Advantages of Nordic Walking compared to Nordic Walking:
- 10-15% faster heart rate
- 20-46% higher calories burned (up to 450 kcal/hr, walking 280 kcal/hr)
- It involves 90% of the muscles of the whole body. 70% of muscles work when walking.
- During Nordic walking, the muscles of the back, abdomen, shoulders and forearms work additionally
- More effective in relaxing the neck and shoulder muscles
- Relief of leg joints – hips, knees and ankles
The advantages of Nordic walking previously mentioned include improved coordination, a sense of balance and a fuller appearance (straight back, flat stomach).
However, in order to enjoy all the benefits of playing this sport, you have to learn the correct technique of walking with canes. Not without reason specialists call pole hiking “four-wheel drive”, because poles are not just props, but tools to use, so push them away! But let’s start from the beginning. The movement of the feet during Nordic walking is the same as during walking. It is very important that you start each step with your heels on the floor. Then there should be a phase of rolling the foot and pushing the forefoot. The arms should work opposite the legs, that is, when moving the right leg forward, the left arm is extended forward. The tip of the stick touches the ground at about the same time as the heel of the other leg. At this stage, the stick should not be vertical, but inclined – the handle moves forward and the tip, that is, the foot, is retracted. This stick arrangement allows it to be loaded instantly and pushed away when the opposite foot separates from the ground. Manual work is very important in correct Nordic walking technique. When holding the stick forward, adjust and push it apart, grab it with a comfortable, firm grip. In the final stage of take-off, you have to open your hand as if you want to release the stick. However, the structure of the strap mentioned at the beginning allows you to keep the handle of the stick in your hand. During the march, the pelvis and shoulder should act in reverse phase – a step with the right leg causes the right hip to move forward, and a simultaneous extension movement of the left arm should lead to the forward movement of the left shoulder. This body work ensures that the core muscles are included in the training. During the march, the pelvis and shoulder should act in reverse phase – a step with the right leg causes the right hip to move forward, and a simultaneous extension movement of the left arm should lead to the forward movement of the left shoulder. This body work ensures that the core muscles are included in the training. During the march, the pelvis and shoulder should act in reverse phase – a step with the right leg causes the right hip to move forward, and a simultaneous extension movement of the left arm should lead to the forward movement of the left shoulder. This body work ensures that the core muscles are included in the training.

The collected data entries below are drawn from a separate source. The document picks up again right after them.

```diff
 hipError_t launch_site_permute(const uint64_t *d_bit_sets, uint32_t num_stored,
                                uint32_t words_per_sample, void *d_scratch,
-                               const SiteOrderScratch &l, hipStream_t stream) {
+                               const SiteOrderScratch &l, int gather,
+                               const SiteGatherStats *fused, hipStream_t stream) {
   if (l.bytes == 0 || d_scratch == nullptr) return hipErrorInvalidValue;
-  const uint32_t P = words_per_sample / 2, sites = P * 64;
+  const uint32_t sites = (words_per_sample / 2) * 64;
   uint8_t *base = static_cast<uint8_t *>(d_scratch);
   const uint32_t *vals_out = reinterpret_cast<const uint32_t *>(base + l.vals) + sites;
   uint64_t *permuted = reinterpret_cast<uint64_t *>(base + l.permuted);
-  const uint32_t groups2 = (num_stored + 1) / 2;
-  if ((size_t)P * 32 <= kOrderLdsBytes)
-    permute_sites_kernel<2><<<dim3(groups2), dim3(256), P * 32, stream>>>(
-        d_bit_sets, permuted, vals_out, num_stored, words_per_sample);
-  else
-    permute_sites_kernel<1><<<dim3(num_stored), dim3(256), P * 16, stream>>>(
-        d_bit_sets, permuted, vals_out, num_stored, words_per_sample);
-  return hipGetLastError();
+  return launch_site_gather(d_bit_sets, num_stored, words_per_sample, vals_out, permuted, gather,
+                            fused, stream);
 }
 
 SiteOrderForecast site_order_forecast(const SiteCurve &c, uint32_t num_stored, uint32_t k_words,
diff --git a/include/cuking_amd.h b/include/cuking_amd.h
--- a/include/cuking_amd.h
+++ b/include/cuking_amd.h
@@ -452,6 +452,13 @@
 void cuking_sort_results(cuking_result *results, size_t num_results);
 
 
+cuking_status cuking_test_site_gather(cuking_ctx *ctx, const uint64_t *d_bit_set,
+                                      uint32_t num_stored, uint32_t words_per_sample,
+                                      const uint32_t *d_order, int gather, uint64_t *d_permuted,
+                                      int stats, void *d_stats, uint64_t stats_bytes,
+                                      uint64_t *layout, void *stream);
+
+
 cuking_status cuking_timing_enable(cuking_ctx *ctx, int enabled);
 cuking_status cuking_timing_reset(cuking_ctx *ctx);
 cuking_status cuking_timing_collect(cuking_ctx *ctx, double *king_ms,
```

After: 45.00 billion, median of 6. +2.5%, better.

The most common mistakes in the Nordic Walking technique:
1. Poor work of the hips and shoulders, and therefore the lack of momentum with the sticks.
2. Work with poles too far from the sides of the body.
3. Constant pressure on the hands. There is no hand opening phase, thus preventing blood from reaching the hands.
4. The lack of a strong grip on the stick when pushed back.
5. Move the right leg and right arm at the same time, as well as the left leg and left arm simultaneously.
Mastering the basic technique of Nordic Walking opens up the possibility to modify and enrich training with jogging, sprinting and jumping – all with synchronized thrust with the sticks. Advanced and inline skaters should definitely try roller skating!
How to choose the poles
The rule is simple: if the correct grip of the stick and the rest of the stick on the floor bend the elbow at a right angle, then the length of the stick is correct. You can also use the formula:
length of poles = height in centimeters x 0.68.
When buying Nordic walking poles, you need to make sure that they are truly purpose-built poles, that they have a proper strap, very different from ski and trekking poles, and replaceable beveled feet. It is worth investing (but not necessary) in the lightest carbon fiber poles. After all, Nordic walking is not a strong sport and you only need to push the poles away and not carry them.